_EXERCISE OBJECTIVE:_
The expected output is a copy of every line in the records with the string "csrc".

_Saved data entries:_
******************************

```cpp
int ff_pool_partial_rows(long long P);
int ff_pool_partials(const float* in, int ld, long long P, int C, float* part, long long part_floats, void* stream);

int ff_pool_vec_mlp(const float* part, int rows, int ld, float inv_count, int Cin, const float* W1, const float* b1, int Ch,
                    int act1, const float* W2, const float* b2, int Cout, int act2, float post, float* out, float* pooled_out,
                    void* stream);

int ff_ocab_attn(const float* qkv, int ldq, int q_off, int k_off, int v_off, float* out, int ldo, int o_off,
                 const float* rel_rotated, int B, int H, int W, int heads, int d, int ws, int ows, float scale, int out_bf16, void* stream);

int ff_sgfn_tail(const float* h, int ldh, int c2, const float* stats, const float* gamma, const float* beta,
                 const float* dw_tapmajor, const float* dw_bias, const void* fc2_tiles, int hidden_tiles, const float* b2,
                 const float* res, int ldr, float* out, int ldo, int B, int H, int W, int N, void* stream);

int ff_dwconv2d(const float* in, int ldi, float* out, int ldo, int B, int H, int W, int C, int Ho, int Wo,
                const float* w_tapmajor, const float* bias, int KH, int KW, int sy, int sx, int py, int px,
                const float* post_scale, const float* post_shift, int act, const float* mul_in, int ldm, void* stream);

int ff_dwconv3x3_ln(const float* in, int ldi, float* out, int ldo, int B, int H, int W, int C, const float* w_tapmajor,
                    const float* bias, const float* stats, const float* gamma, const float* beta, const float* mul_in, int ldm,
                    void* stream);

int ff_mix2(float* out, int ldo, const float* a, int lda, const float* b, int ldb, long long rows, int C, float ka,
            float kb, const float* ca, const float* cb, const float* pa, int ldpa, const float* pb, int ldpb,
            int clamp01, void* stream);
int ff_fma3(float* out, int ldo, const float* a, int lda, const float* b, int ldb, const float* c, int ldc,
            long long rows, int C, float alpha, void* stream);
int ff_affine(float* out, int ldo, const float* in, int ldi, long long rows, int C, const float* scale,
              const float* shift, int act, void* stream);

int ff_pixel_mlp(const float* in, int ldi, long long P, int C, int hidden, const float* W1, const float* b1, int act1,
                 const float* w2, float b2, int act2, float* out, void* stream);

int ff_u8hwc_to_f32nchw(const unsigned char* in, float* out, int H, int W, void* stream);
int ff_f32nchw_to_u8hwc(const float* in, unsigned char* out, int H, int W, void* stream);

int ff_nchw_to_nhwc(const float* in, float* out, int B, int C, int H, int W, int Hp, int Wp, int ldo,
                    const float* add, int pad_mode, void* stream);
int ff_nhwc_to_nchw(const float* in, float* out, int B, int C, int H, int W, int Hs, int Ws, int ldi,
                    const float* add, int clamp01, void* stream);

int ff_tile_accum(const float* tile, int C, int th, int tw, const float* wy, const float* wx, float* acc, float* wsum,
// ... 121 lines not shown
```

Baseline: 24.67 output MPix/s.

## Fuse NAFNet block tail (SCA conv, residual, LN, gated FFN) into one MFMA kernel

Adds a persistent HIP kernel that fuses the NAFNet block's channel-attention-scaled 1x1 conv, beta residual, layernorm, gated FFN and gamma residual. The intermediate y tensor no longer makes an HBM round trip, and the separate linear and naf_ffn launches are dropped. All weights are packed into bf16 MFMA fragments held in LDS, and the next tile's loads are prefetched into registers. It runs only in plain bf16 gemm mode with the fast path on, at the cost of heavy register and LDS pressure and a single-term bf16 contraction for the c3 conv.

```diff
diff --git a/image-super-resolution-2_amd/build.py b/image-super-resolution-2_amd/build.py
--- a/image-super-resolution-2_amd/build.py
+++ b/image-super-resolution-2_amd/build.py
@@ -8,7 +8,7 @@
 HERE = os.path.dirname(os.path.abspath(__file__))
 CSRC = os.path.join(HERE, "csrc")
 LIB = os.path.join(HERE, "libff_hip.so")
-SOURCES = ["ff_runtime.hip", "conv_gemm.hip", "conv_gemm_bf16.hip", "conv3x3_halo.hip", "sgfn_tail.hip", "ocab_attn.hip", "conv3x3_small.hip", "attention.hip", "attention_bf16.hip", "win_attn_fused.hip", "chan_qkv.hip", "token_mlp.hip", "token_linear.hip", "naf_fused.hip", "norm_pool.hip", "dwconv.hip", "elementwise.hip",
+SOURCES = ["ff_runtime.hip", "conv_gemm.hip", "conv_gemm_bf16.hip", "conv3x3_halo.hip", "sgfn_tail.hip", "ocab_attn.hip", "conv3x3_small.hip", "attention.hip", "attention_bf16.hip", "win_attn_fused.hip", "chan_qkv.hip", "token_mlp.hip", "token_linear.hip", "naf_fused.hip", "naf_tail.hip", "norm_pool.hip", "dwconv.hip", "elementwise.hip",
            "resample.hip", "freq.hip", "fusion_ops.hip", "metrics.hip", "train_ops.hip", "sr_losses.hip", "ff_executor.hip"]
 HIPCC = os.environ.get("HIPCC", "/opt/rocm/bin/hipcc")
 FLAGS = ["--offload-arch=gfx950", "-O3", "-fPIC", "-std=c++17", "-Wall", "-Wno-unused-function", "-I" + os.path.join(HERE, "build")]
diff --git a/image-super-resolution-2_amd/csrc/naf_tail.hip b/image-super-resolution-2_amd/csrc/naf_tail.hip
--- /dev/null
+++ b/image-super-resolution-2_amd/csrc/naf_tail.hip
@@ -0,0 +1,255 @@
+#include "ff_common.h"
+
+typedef __bf16 bf16x8 __attribute__((ext_vector_type(8)));
+
+struct NafTailParams {
+  const float* g; const float* x; float* out;
+  const __bf16* w;
+  const float* sca;
+  const float* b3;
+  const float* beta;
+  const float* gamma_ln; const float* beta_ln;
+  const float* b4;
+  const float* b5;
+  const float* oscale;
+  long long M;
+  int ldg, ldx, ldo;
+  int ntiles;
+  float eps;
+};
+
+template <int KS, int NW>
+__global__ __launch_bounds__(NW * 64, (KS == 4 ? 2 : 1)) void naf_tail_kernel(NafTailParams p) {
+  constexpr int C = 16 * KS, GT = C / 32, NTO = C / 32;
+  constexpr int NT = NW * 64;
+  constexpr int CPP = KS == 4 ? 64 : 32, NPASS = C / CPP, XROW = CPP + 4;
+  constexpr int LPR = CPP / 4, RPI = 64 / LPR, LPP = 32 / RPI, FPP = CPP / 16;
+  constexpr bool EARLY = KS == 8;
+  constexpr int WPIECES = 4 * C * C / 8;
+  constexpr int F4 = NTO * KS, F5 = F4 + 2 * GT * KS;
+  extern __shared__ __attribute__((aligned(16))) unsigned char smem[];
+  const bf16x8* Wl = reinterpret_cast<const bf16x8*>(smem);
+  float* cs = reinterpret_cast<float*>(smem + 8 * C * C);
+  const int tid = threadIdx.x, lane = tid & 63, wid = __builtin_amdgcn_readfirstlane(tid >> 6);
+  const int l31 = lane & 31, hh = lane >> 5;
+  const int rr = lane / LPR, cq = (lane % LPR) * 4;
+  float* xs = cs + 9 * C + wid * (32 * XROW);
+
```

******************************

_RESPONSE:_
 CSRC = os.path.join(HERE, "csrc")
diff --git a/image-super-resolution-2_amd/csrc/naf_tail.hip b/image-super-resolution-2_amd/csrc/naf_tail.hip
+++ b/image-super-resolution-2_amd/csrc/naf_tail.hip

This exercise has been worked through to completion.